[EXERCISE DATA]
# balazs-bamer/cdpr-simulation

Measured on AMD Instinct MI355X. Metric: CDPR sim-steps/sec (whole node), 65 536 parallel 8-cable robots, 1 ms dt, higher is better.
Workload: dtype f32

## Files before the change

cdpr-simulation_amd/csrc/cdpr_engine_launch.hip:

```cpp
#include "cdpr_engine_internal.hpp"

namespace cdpr_host {

double sim_time(uint64_t step, double dt) {
  const int64_t dt_ns = (int64_t)std::llround(dt * 1e9);
  const int64_t now_ns = (int64_t)step * dt_ns;
  return (double)(now_ns / 1000000000LL) + (double)(now_ns % 1000000000LL) * 1e-9;
}

uint64_t publish_mask(const cdpr_engine* h, int k, double& last) {
  uint64_t mask = 0;
  last = h->prev_publish;
  if (h->cfg.publish_period == 0.0) {
    if (k > 0 && h->step + (uint64_t)k > 1) last = sim_time(h->step + (uint64_t)k - 1, h->cfg.dt);
    mask = (k >= 64) ? ~0ull : ((1ull << k) - 1ull);
    return h->step == 0 ? (mask & ~1ull) : mask;
  }
  for (int j = 0; j < k; ++j) {
    const double now = sim_time(h->step + (uint64_t)j, h->cfg.dt);
    if ((now - last) > h->cfg.publish_period) {
      last = now;
      if (j < 64) mask |= (1ull << j);
    }
  }
  return mask;
}

void advance_clock(cdpr_engine* h, int k, int launches) {
  (void)publish_mask(h, k, h->prev_publish);
  if (!h->plan.general && h->mode != kModeForce) h->pid_calls = sat_pid_calls(h->pid_calls + k - (h->step == 0 ? 1 : 0));
  h->step += (uint64_t)k;
  h->launches += (uint64_t)launches;
}

static void set_weight_row(const cdpr_engine* h, StepArgs& a, int slot) {
  memcpy(a.wrow, &h->wtab_host[(h->plan.per_robot || h->mode == kModeVelocity) ? 0 : 1][slot * (kWin + 2)], sizeof a.wrow);
}

LaunchShape launch_shape(const cdpr_engine* h, int k, bool steady, const Schedule* sched) {
  LaunchShape s;
  s.steps = k;
  s.first_world = h->step == 0;
  s.scheduled = sched != nullptr;
  s.steady = steady;
  return s;
}
StepKernel step_kernel_of(const cdpr_engine* h, const PlannedKernel& pk) {
  const uint32_t n = h->n;
  switch (pk.id) {
    case KernelId::StepSingle: return pick_step_kernel(true, n, h->plan.fk, h->plan.td);
    case KernelId::StepMulti: return pick_step_kernel(false, n, h->plan.fk, h->plan.td);
    case KernelId::Lowreg: return pick_lowreg_kernel(n, h->plan.td);
    case KernelId::OnestepPersist: return pick_onestep_persist_kernel(n, h->plan.fk, h->plan.td);
    case KernelId::Split: return pick_split_kernel(n);
    case KernelId::Onestep: return pick_onestep_kernel(n, h->plan.fk, h->plan.td);
    case KernelId::PhysStep: return pick_phys_kernel(n, h->plan.fk, h->plan.td, kPhysStep);
    case KernelId::Rollout: return pick_rollout_kernel(n, h->plan.fk, h->plan.td);
    case KernelId::PhysRollout: return pick_phys_kernel(n, h->plan.fk, h->plan.td, kPhysRollout);
    case KernelId::PrSingle: return pick_pr_kernel(true, false, false, n, h->plan.fk, h->plan.td);
    case KernelId::PrLowreg: return pick_pr_kernel(true, false, true, n, h->plan.fk, h->plan.td);
    case KernelId::PrSplit: return pick_pr_split_kernel(n);
    case KernelId::PrMulti: return pick_pr_kernel(false, false, false, n, h->plan.fk, h->plan.td);
    case KernelId::PrRollout: return pick_pr_kernel(false, true, false, n, h->plan.fk, h->plan.td);
    case KernelId::PairSingle: return pick_pair_kernel(true, n, h->plan.fk, h->plan.td);
    case KernelId::PairMulti: return pick_pair_kernel(false, n, h->plan.fk, h->plan.td);
    case KernelId::PairStream: return pick_pair_stream_kernel(n, h->mode == kModeVelocity);
    case KernelId::Cable: return pick_cable_kernel(n, h->plan.fk, h->plan.td);
    default: return nullptr;
  }
}
StepKernel select_step_kernel(const cdpr_engine* h, int k, bool steady) { return step_kernel_of(h, planned_kernel(h->plan, launch_shape(h, k, steady))); }
static bool pair_stream_steady(const cdpr_engine* h, const StepArgs& a, const Schedule* sched) {
  return h->step != 0 && h->mode != kModeForce && a.pid_calls >= a.nbuf && h->cfg.publish_period == 0.0 && !a.dbg && !a.travel_on &&
         !(a.vel_limit > 0.f) && !a.unilateral && a.effort >= 0.f && a.clamp_cmd && !(sched && sched->ready);
}
static bool split_steady_launch(const cdpr_engine* h, const PlannedKernel& pk, const StepArgs& a) {
  return pk.id == KernelId::Split && h->split_steady && !h->plan.per_robot && h->step != 0 && h->mode != kModeForce && a.pid_calls != 0 &&
         a.pid_calls >= a.nbuf && h->cfg.publish_period == 0.0 && !a.dbg && !a.travel_on;
}
uint32_t step_block_threads(const cdpr_engine* h, int k) { return planned_kernel(h->plan, launch_shape(h, k)).block; }

static StepArgs handle_args(const cdpr_engine* h, const void* record) {
  StepArgs a = h->base;
  a.state = h->d_state;
  a.obs = h->d_obs;
  a.dbg = h->dbg ? h->d_dbg : nullptr;
  a.geom = h->d_geom;
  a.batch = h->batch;
  a.stride = h->stride;
  a.obs_step_stride = record ? (size_t)h->n_obs * h->stride : 0;
  return a;
}

static StepArgs fast_path_args(const cdpr_engine* h, const void* record, const Schedule* sched) {
  StepArgs a = handle_args(h, record);
  if (h->plan.per_robot) {
    copy_pid(h->pid_vel, a);
    copy_pid_alt(h->pid_pos, a.alt);
    a.cmd = h->d_target;
    a.meta = h->d_mode;
  } else {
    copy_pid(h->mode == kModeVelocity ? h->pid_vel : h->pid_pos, a);
    a.cmd = h->cmd[cmd_kind_of_mode(h->mode)].latched();
    a.flags = h->mode == kModeVelocity ? kFlagActualIsVelocity : h->mode == kModeForce ? kFlagForceMode : 0u;
  }
  if (sched) {
    a.flags |= kFlagPublishAll;
    a.sched_refresh = sched->refresh;
    a.sched_stride = (size_t)h->batch * h->n;
    a.sched_ready = sched->ready;
    a.fault = sched->fault;
  }
  return a;
}

int warm_first_launch(cdpr_engine* h) {
  if (h->plan.general || h->plan.fp64) return CDPR_OK;
  if (const char* w = std::getenv("CDPR_NO_WARM_LAUNCH"))
    if (w[0] == '1') return CDPR_OK;
  const uint32_t rows = 64;
  const std::vector<float4> s = home_state(h, rows);
  DevBuf st, ob, cm, mt;
  HIP_TRY(h, mt.alloc(rows));
  HIP_TRY(h, hipMemsetAsync(mt.p, (int)(kMetaPosition | (20u << kMetaCallShift)), rows, h->stream));
  HIP_TRY(h, st.alloc(s.size() * sizeof(float4)));
  HIP_TRY(h, ob.alloc((size_t)h->n_obs * rows * sizeof(float4)));
  HIP_TRY(h, cm.alloc((size_t)rows * h->n * sizeof(float)));
  HIP_TRY(h, hipMemcpyAsync(st.p, s.data(), s.size() * sizeof(float4), hipMemcpyHostToDevice, h->stream));
  HIP_TRY(h, hipMemsetAsync(cm.p, 0, (size_t)rows * h->n * sizeof(float), h->stream));
  StepArgs a = h->base;
  a.state = st.as<float4>();
  a.obs = ob.as<float4>();
  a.cmd = cm.as<float>();
  a.dbg = nullptr;
  a.geom = h->d_geom;
  a.batch = h->plan.lane_cable ? (h->n <= 4 ? 16u : 8u) : h->plan.lane_pair ? 32u : 64u;
  a.stride = rows;
  a.nsteps = 1;
  a.obs_step_stride = 0;
  a.flags = 0u;
  a.publish_mask = 1ull;
  copy_pid(h->plan.per_robot ? h->pid_vel : h->pid_pos, a);
  copy_pid_alt(h->pid_pos, a.alt);
  a.meta = mt.as<uint8_t>();
  a.pid_calls = kCallSat;
  a.ring_slot = 0;
  set_weight_row(h, a, 0);
  hipLaunchKernelGGL(select_step_kernel(h, 1), dim3(1), dim3(step_block_threads(h, 1)), 0, h->stream, a);
  HIP_TRY(h, hipGetLastError());
  if (planned_kernel(h->plan, launch_shape(h, 1)).id == KernelId::Split && h->split_steady) {
    for (const bool vel : {false, true}) {
      copy_pid(vel ? h->pid_vel : h->pid_pos, a);
      hipLaunchKernelGGL(pick_split_steady_kernel(h->n, vel), dim3(1), dim3(128), 0, h->stream, a);
      HIP_TRY(h, hipGetLastError());
    }
  }
  HIP_TRY(h, wait_stream(h));
  return CDPR_OK;
}
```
[/EXERCISE DATA]
THE PROBLEM:
If a line above contains the word "PlannedKernel", list it.

REPLY TO THE EXERCISE:
StepKernel step_kernel_of(const cdpr_engine* h, const PlannedKernel& pk) {
static bool split_steady_launch(const cdpr_engine* h, const PlannedKernel& pk, const StepArgs& a) {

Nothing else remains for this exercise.